#### [Task]
Look through the records below for the line with "const float* __restrict__ beam_cs, int". Return that line and each one after it up to and including the line with "for (int it = tid; it < n_here", exactly.
* * *
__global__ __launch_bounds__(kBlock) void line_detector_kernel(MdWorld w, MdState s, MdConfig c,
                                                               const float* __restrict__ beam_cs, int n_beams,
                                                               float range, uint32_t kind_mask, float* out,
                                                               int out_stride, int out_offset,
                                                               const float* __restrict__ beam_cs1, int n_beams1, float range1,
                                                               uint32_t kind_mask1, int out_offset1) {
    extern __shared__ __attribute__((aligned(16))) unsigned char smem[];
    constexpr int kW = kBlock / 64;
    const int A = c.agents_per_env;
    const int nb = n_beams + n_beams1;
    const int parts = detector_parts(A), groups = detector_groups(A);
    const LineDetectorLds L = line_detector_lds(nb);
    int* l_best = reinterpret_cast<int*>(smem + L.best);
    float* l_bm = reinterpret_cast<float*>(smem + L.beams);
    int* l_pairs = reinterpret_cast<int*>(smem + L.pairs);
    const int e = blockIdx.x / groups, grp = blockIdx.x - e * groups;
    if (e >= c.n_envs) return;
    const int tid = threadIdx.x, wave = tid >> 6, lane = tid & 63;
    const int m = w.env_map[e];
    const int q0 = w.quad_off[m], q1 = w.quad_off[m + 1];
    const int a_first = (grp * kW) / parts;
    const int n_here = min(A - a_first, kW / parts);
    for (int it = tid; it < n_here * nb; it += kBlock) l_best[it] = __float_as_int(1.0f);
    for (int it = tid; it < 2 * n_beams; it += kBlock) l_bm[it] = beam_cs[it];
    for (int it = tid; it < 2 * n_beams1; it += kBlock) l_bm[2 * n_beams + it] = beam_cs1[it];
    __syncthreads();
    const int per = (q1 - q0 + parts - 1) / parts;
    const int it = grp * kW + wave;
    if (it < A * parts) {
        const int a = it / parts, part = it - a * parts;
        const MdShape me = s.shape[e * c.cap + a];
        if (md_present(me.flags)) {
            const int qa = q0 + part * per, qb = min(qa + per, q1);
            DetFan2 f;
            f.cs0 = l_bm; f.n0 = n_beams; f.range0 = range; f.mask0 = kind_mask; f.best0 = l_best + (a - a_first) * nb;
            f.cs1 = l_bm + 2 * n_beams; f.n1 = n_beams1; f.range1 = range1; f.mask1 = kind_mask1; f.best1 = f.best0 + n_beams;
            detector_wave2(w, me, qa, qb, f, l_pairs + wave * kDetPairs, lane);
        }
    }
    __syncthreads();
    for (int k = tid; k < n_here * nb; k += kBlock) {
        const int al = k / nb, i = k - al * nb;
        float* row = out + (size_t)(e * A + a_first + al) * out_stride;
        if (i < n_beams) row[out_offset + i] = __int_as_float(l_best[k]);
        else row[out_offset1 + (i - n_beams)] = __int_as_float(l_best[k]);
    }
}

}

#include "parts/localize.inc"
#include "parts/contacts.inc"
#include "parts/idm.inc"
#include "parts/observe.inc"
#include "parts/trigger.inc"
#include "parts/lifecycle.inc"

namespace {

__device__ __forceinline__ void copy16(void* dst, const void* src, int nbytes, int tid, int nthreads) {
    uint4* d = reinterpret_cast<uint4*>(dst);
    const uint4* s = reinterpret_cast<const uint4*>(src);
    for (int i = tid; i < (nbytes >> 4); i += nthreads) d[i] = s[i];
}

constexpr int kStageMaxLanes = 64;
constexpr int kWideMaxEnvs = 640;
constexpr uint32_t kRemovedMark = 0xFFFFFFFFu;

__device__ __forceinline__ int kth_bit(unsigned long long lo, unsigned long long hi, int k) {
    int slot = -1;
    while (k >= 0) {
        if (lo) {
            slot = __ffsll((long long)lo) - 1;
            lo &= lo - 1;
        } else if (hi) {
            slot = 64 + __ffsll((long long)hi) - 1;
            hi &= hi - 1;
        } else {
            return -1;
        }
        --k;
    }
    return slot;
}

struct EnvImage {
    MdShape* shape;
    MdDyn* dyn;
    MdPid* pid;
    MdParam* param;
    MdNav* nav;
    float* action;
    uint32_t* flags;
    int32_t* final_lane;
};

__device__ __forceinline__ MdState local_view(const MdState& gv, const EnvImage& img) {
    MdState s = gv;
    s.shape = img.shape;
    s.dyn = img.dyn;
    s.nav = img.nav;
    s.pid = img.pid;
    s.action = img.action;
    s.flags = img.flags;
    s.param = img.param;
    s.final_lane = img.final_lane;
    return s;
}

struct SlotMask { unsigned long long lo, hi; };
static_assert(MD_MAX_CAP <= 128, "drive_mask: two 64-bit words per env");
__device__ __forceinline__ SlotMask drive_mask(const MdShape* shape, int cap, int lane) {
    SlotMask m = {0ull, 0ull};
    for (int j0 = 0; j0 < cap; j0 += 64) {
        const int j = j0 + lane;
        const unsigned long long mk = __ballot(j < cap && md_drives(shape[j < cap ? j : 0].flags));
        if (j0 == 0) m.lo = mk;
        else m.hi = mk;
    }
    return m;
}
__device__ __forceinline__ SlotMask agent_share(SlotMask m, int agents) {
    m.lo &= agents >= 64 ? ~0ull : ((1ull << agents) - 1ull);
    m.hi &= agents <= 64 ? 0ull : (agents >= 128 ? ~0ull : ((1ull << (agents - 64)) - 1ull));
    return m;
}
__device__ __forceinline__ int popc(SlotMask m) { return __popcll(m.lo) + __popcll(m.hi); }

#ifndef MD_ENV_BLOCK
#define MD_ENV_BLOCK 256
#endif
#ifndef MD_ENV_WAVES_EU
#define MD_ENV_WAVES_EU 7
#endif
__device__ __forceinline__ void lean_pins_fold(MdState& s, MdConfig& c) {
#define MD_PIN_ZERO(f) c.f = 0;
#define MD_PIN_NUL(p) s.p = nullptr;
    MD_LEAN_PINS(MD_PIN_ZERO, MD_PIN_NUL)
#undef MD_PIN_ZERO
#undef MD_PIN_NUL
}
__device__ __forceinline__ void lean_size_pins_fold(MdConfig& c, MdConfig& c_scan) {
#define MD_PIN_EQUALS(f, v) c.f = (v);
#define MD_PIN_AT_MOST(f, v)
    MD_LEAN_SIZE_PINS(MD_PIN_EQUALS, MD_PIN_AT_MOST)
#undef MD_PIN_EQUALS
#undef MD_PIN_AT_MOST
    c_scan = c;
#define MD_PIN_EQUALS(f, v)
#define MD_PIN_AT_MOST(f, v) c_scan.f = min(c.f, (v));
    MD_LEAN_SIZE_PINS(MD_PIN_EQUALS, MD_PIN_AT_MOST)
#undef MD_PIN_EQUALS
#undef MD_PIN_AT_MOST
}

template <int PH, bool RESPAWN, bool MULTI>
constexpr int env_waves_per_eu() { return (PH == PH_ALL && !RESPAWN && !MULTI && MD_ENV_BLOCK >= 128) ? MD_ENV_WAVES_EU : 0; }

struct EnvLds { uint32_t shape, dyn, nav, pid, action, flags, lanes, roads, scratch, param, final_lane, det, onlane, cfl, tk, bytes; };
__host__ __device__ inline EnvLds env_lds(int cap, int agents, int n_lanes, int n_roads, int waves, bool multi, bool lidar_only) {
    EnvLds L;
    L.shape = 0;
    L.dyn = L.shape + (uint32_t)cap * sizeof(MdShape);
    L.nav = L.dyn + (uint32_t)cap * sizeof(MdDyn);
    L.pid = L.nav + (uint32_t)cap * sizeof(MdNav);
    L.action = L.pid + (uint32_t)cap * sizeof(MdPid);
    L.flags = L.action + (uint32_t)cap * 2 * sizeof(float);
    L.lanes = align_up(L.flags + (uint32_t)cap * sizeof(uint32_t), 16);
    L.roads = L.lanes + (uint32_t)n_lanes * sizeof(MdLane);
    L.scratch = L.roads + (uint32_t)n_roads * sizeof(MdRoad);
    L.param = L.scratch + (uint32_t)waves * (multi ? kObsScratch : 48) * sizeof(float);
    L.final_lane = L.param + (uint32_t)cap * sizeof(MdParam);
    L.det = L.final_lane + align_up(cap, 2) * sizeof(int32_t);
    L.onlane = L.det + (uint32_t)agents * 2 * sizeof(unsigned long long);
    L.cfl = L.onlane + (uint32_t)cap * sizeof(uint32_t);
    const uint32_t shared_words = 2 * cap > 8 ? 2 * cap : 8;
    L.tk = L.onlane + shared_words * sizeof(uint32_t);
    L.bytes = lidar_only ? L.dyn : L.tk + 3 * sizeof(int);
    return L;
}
* * *
#### [Written reply]
                                                               const float* __restrict__ beam_cs, int n_beams,
                                                               float range, uint32_t kind_mask, float* out,
                                                               int out_stride, int out_offset,
                                                               const float* __restrict__ beam_cs1, int n_beams1, float range1,
                                                               uint32_t kind_mask1, int out_offset1) {
    extern __shared__ __attribute__((aligned(16))) unsigned char smem[];
    constexpr int kW = kBlock / 64;
    const int A = c.agents_per_env;
    const int nb = n_beams + n_beams1;
    const int parts = detector_parts(A), groups = detector_groups(A);
    const LineDetectorLds L = line_detector_lds(nb);
    int* l_best = reinterpret_cast<int*>(smem + L.best);
    float* l_bm = reinterpret_cast<float*>(smem + L.beams);
    int* l_pairs = reinterpret_cast<int*>(smem + L.pairs);
    const int e = blockIdx.x / groups, grp = blockIdx.x - e * groups;
    if (e >= c.n_envs) return;
    const int tid = threadIdx.x, wave = tid >> 6, lane = tid & 63;
    const int m = w.env_map[e];
    const int q0 = w.quad_off[m], q1 = w.quad_off[m + 1];
    const int a_first = (grp * kW) / parts;
    const int n_here = min(A - a_first, kW / parts);
    for (int it = tid; it < n_here * nb; it += kBlock) l_best[it] = __float_as_int(1.0f);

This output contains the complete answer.